If your application for a Plan benefit is denied, in whole or in part, you must receive a

written explanation of the reason for the denial. You have the right to have your claim

reviewed and reconsidered. If your benefit is denied improperly, you have the right to file

suit in a federal or state court. If Plan fiduciaries are misusing funds, you have the right to

file suit in a federal court, or request assistance from the United States Department of

Labor. THUMS will not (and cannot) dismiss you or discriminate against you to prevent

you from obtaining Plan benefits, or for exercising any of your rights under ERISA.

If you file suit in a court, the court will decide who will pay the court costs and legal fees.
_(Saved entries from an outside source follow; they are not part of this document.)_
# jeremy-rifkin/Markov-Huffman-Coding

Hardware: AMD Instinct MI355X
Metric: encode+decode GB/s on 16 GB byte stream, bit-exact round-trip (higher is better)
Workload: dtype u8

## Files before the change

markov-huffman-coding_amd/csrc/mh_encode.hip:

```cpp
#include "mh_dev.hpp"

namespace mhk {


constexpr uint32_t O2H_MAP_OFF = 256, O2H_HOT_OFF = 256 + 64 * 64 * 2;
__device__ __forceinline__ void o2hot_lookup16(const unsigned char *img, const uint4 &x4, uint32_t ctx, uint32_t (&e)[16]) {
    const uint16_t *ctxmap = reinterpret_cast<const uint16_t *>(img + O2H_MAP_OFF);
    const uint16_t *hot = reinterpret_cast<const uint16_t *>(img + O2H_HOT_OFF);
    const uint32_t x[4] = {x4.x, x4.y, x4.z, x4.w};
    uint32_t id[18];
    id[0] = img[ctx >> 8];
    id[1] = img[ctx & 255u];
#pragma unroll
    for (int j = 0; j < 16; ++j) id[2 + j] = img[(x[j >> 2] >> (8 * (j & 3))) & 255u];
    uint32_t cs[16];
#pragma unroll
    for (int j = 0; j < 16; ++j) cs[j] = ctxmap[(id[j] << 6) | (id[j + 1] ^ id[j])];
#pragma unroll
    for (int j = 0; j < 16; ++j) e[j] = hot[(cs[j] << 6) | (id[j + 2] ^ id[j + 1])];
}

__device__ __forceinline__ void o2hot_lookup8(const unsigned char *img, uint32_t xa, uint32_t xb, uint32_t ctx, uint32_t (&e)[8]) {
    const uint16_t *ctxmap = reinterpret_cast<const uint16_t *>(img + O2H_MAP_OFF);
    const uint16_t *hot = reinterpret_cast<const uint16_t *>(img + O2H_HOT_OFF);
// ... 533 lines not shown
                }
                if (lane == 0) {
                    const uint64_t gend = base + total;
                    __hip_atomic_store(&cp.state[group], CH_PFX | (gend & CH_VAL), __ATOMIC_RELAXED, __HIP_MEMORY_SCOPE_AGENT);
                    if ((group + 1) * E_WAVES >= p.nwt) *cp.nbits = gend;
                    if (bad) atomicExch(cp.status, MHK_STATUS_TIMEOUT);
                    s_done[par] = 0;
                    s_base[par] = base;
                    s_bad[par] = bad ? 1u : 0u;
                    __hip_atomic_store(&s_tag[par], tag, __ATOMIC_RELEASE, __HIP_MEMORY_SCOPE_WORKGROUP);
                }
            }
            uint32_t spins = 0;
            const bool follower_hook = cp.probe == 3u && group != 0 && arrived != uint32_t(E_WAVES) - 1u;
            while (__hip_atomic_load(&s_tag[par], __ATOMIC_ACQUIRE, __HIP_MEMORY_SCOPE_WORKGROUP) != tag) {
                if (++spins > CH_SPIN_MAX * 8u || follower_hook) {
                    waited_out = true;
                    if (lane == 0) atomicExch(cp.status, MHK_STATUS_TIMEOUT);
                    break;
                }
                __builtin_amdgcn_s_sleep(1);
            }
            if (follower_hook && !waited_out) {
                waited_out = true;
                if (lane == 0) atomicExch(cp.status, MHK_STATUS_TIMEOUT);
            }
            uint64_t mine = lane < wave ? s_tile[par][lane] : 0ull;
#pragma unroll
            for (int d = 8; d >= 1; d >>= 1) mine += __shfl_xor(mine, d);
            s = s_base[par] + __shfl(mine, 0);
            if (s_bad[par]) waited_out = true;
        }
        if (wt < p.nwt) {
            const uint64_t end = s + tile_bits;
            if (lane == 0 && !waited_out && end > cap_bits) atomicExch(cp.status, MHK_STATUS_CAPACITY);
            emit = !(waited_out || end > cap_bits);
        }
        if (waited_out) break;
        const uint64_t wt_now = wt;
        __syncthreads();
        if (threadIdx.x == 0) s_ticket = atomicAdd(cp.sync, 1u);
        __syncthreads();
        group = s_ticket;
        wt = group * E_WAVES + wave;
        ahead = load_raw2(p.data, p.n, wt * E_WT + lane * E_VEC, p.prev0);
        if (emit) {
            uint64_t gbase = s >> 5;
            uint32_t cur = uint32_t(s & 31u);
            uint64_t abs_bits = s;
            uint32_t seam0 = (cur != 0 && wt_now != 0) ? SEAM_DROP : SEAM_NONE;
#pragma unroll 1
            for (int k = 0; k < E_SUBSTEPS; ++k) {
                const uint64_t off = wt_now * E_WT + uint64_t(k) * E_SUB + lane * E_VEC;
                const uint32_t nvalid = off + E_VEC <= p.n ? uint32_t(E_VEC) : off < p.n ? uint32_t(p.n - off) : 0u;
                uint32_t sub_bits;
                if ((escmask >> k) & 1u) {
                    const LaneIn again = load_raw2(p.data, p.n, off, p.prev0);
                    emit_substep_slow<2>(p, nullptr, stage, out32, again.x, h0.pb, nvalid, lane, off, abs_bits, gbase, cur, seam0, sub_bits);
                } else {
                    const uint32_t L = (h0.gl & 255u) + ((h0.gl >> 8) & 255u) + ((h0.gl >> 16) & 255u) + (h0.gl >> 24);
                    const uint32_t inc = wave_inclusive_sum(L);
                    sub_bits = __builtin_amdgcn_readlane(inc, 63);
                    const uint32_t exc = inc - L;
                    if (p.index && nvalid && ((uint32_t(off) & (S - 1u)) == 0u))
                        p.index[off >> p.chunk_shift] = (uint64_t(h0.pb) << 48) | (abs_bits + exc);
                    fine2_entry(p, S, lane, off, nvalid, h0.pb, exc);
                    uint32_t o = cur + exc;
#pragma unroll
                    for (int q = 0; q < 4; ++q) {
                        const uint32_t glq = (h0.gl >> (8 * q)) & 255u;
                        if (glq) deposit<false>(stage, h0.g[q] << (64u - glq), o, 0, 0);
                        o += glq;
                    }
                    const uint32_t nfull = (cur + sub_bits) >> 5;
                    flush_words(stage, out32, gbase, nfull, seam0, lane);
                    if (nfull) seam0 = SEAM_NONE;
                    gbase += nfull;
                    cur = (cur + sub_bits) & 31u;
                }
                abs_bits += sub_bits;
                h0 = h1; h1 = h2; h2 = h3;
            }
            if (cur != 0 && seam0 == SEAM_NONE) {
                const uint64_t next = (wt_now + 1) * uint64_t(E_WT);
                const uint64_t pos = next + lane;
                const bool valid = lane < 32u && pos < p.n;
                uint32_t l = 0;
                uint64_t c = 0;
                if (valid) o2_code_of(p, smem, p.data[pos - 2], p.data[pos - 1], p.data[pos], l, c);
                const uint32_t inc = wave_inclusive_sum(l);
                const uint32_t exc = inc - l;
                if (l && exc < 32u - cur) deposit<true>(stage, c << (64u - l), cur + exc, 0u, 1u);
                if (lane == 0) {
                    out32[gbase] = __builtin_bswap32(stage[0]);
                    stage[0] = 0;
                }
            } else if (cur != 0 && lane == 0) {
                stage[0] = 0;
            }
        }
    }
}
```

If you are successful, the court may order the person you have sued to pay these costs and

fees. If you lose, the court may order you to pay these costs and fees, for example, if it

finds your claim is frivolous. If you need additional information, or have any questions

about your benefits, contact the Plan Administrator at the Plan Administration address. If

you have any questions about this statement or your rights under ERISA, contact the

nearest area office of the United States Pension and Welfare Benefits Administration,

United States Department of Labor, listed in your telephone directory, or the Division of

Technical Assistance and Inquiries, Pension and Welfare Benefits Administration, United

States Department of Labor, 200 Constitution Avenue NW, Washington, D.C. 20210.

27

Once each year, you may make a written request to the Plan Administrator at the Plan

Administration address for a statement telling you whether you have a Vested benefit and,

if so, what your benefit payments would be at normal retirement age if you stopped

working under the Plan now. If you do not have a Vested benefit, the statement will tell

you how many more years you will have to work to become Vested in your benefit. You

may not request this information more than once each year.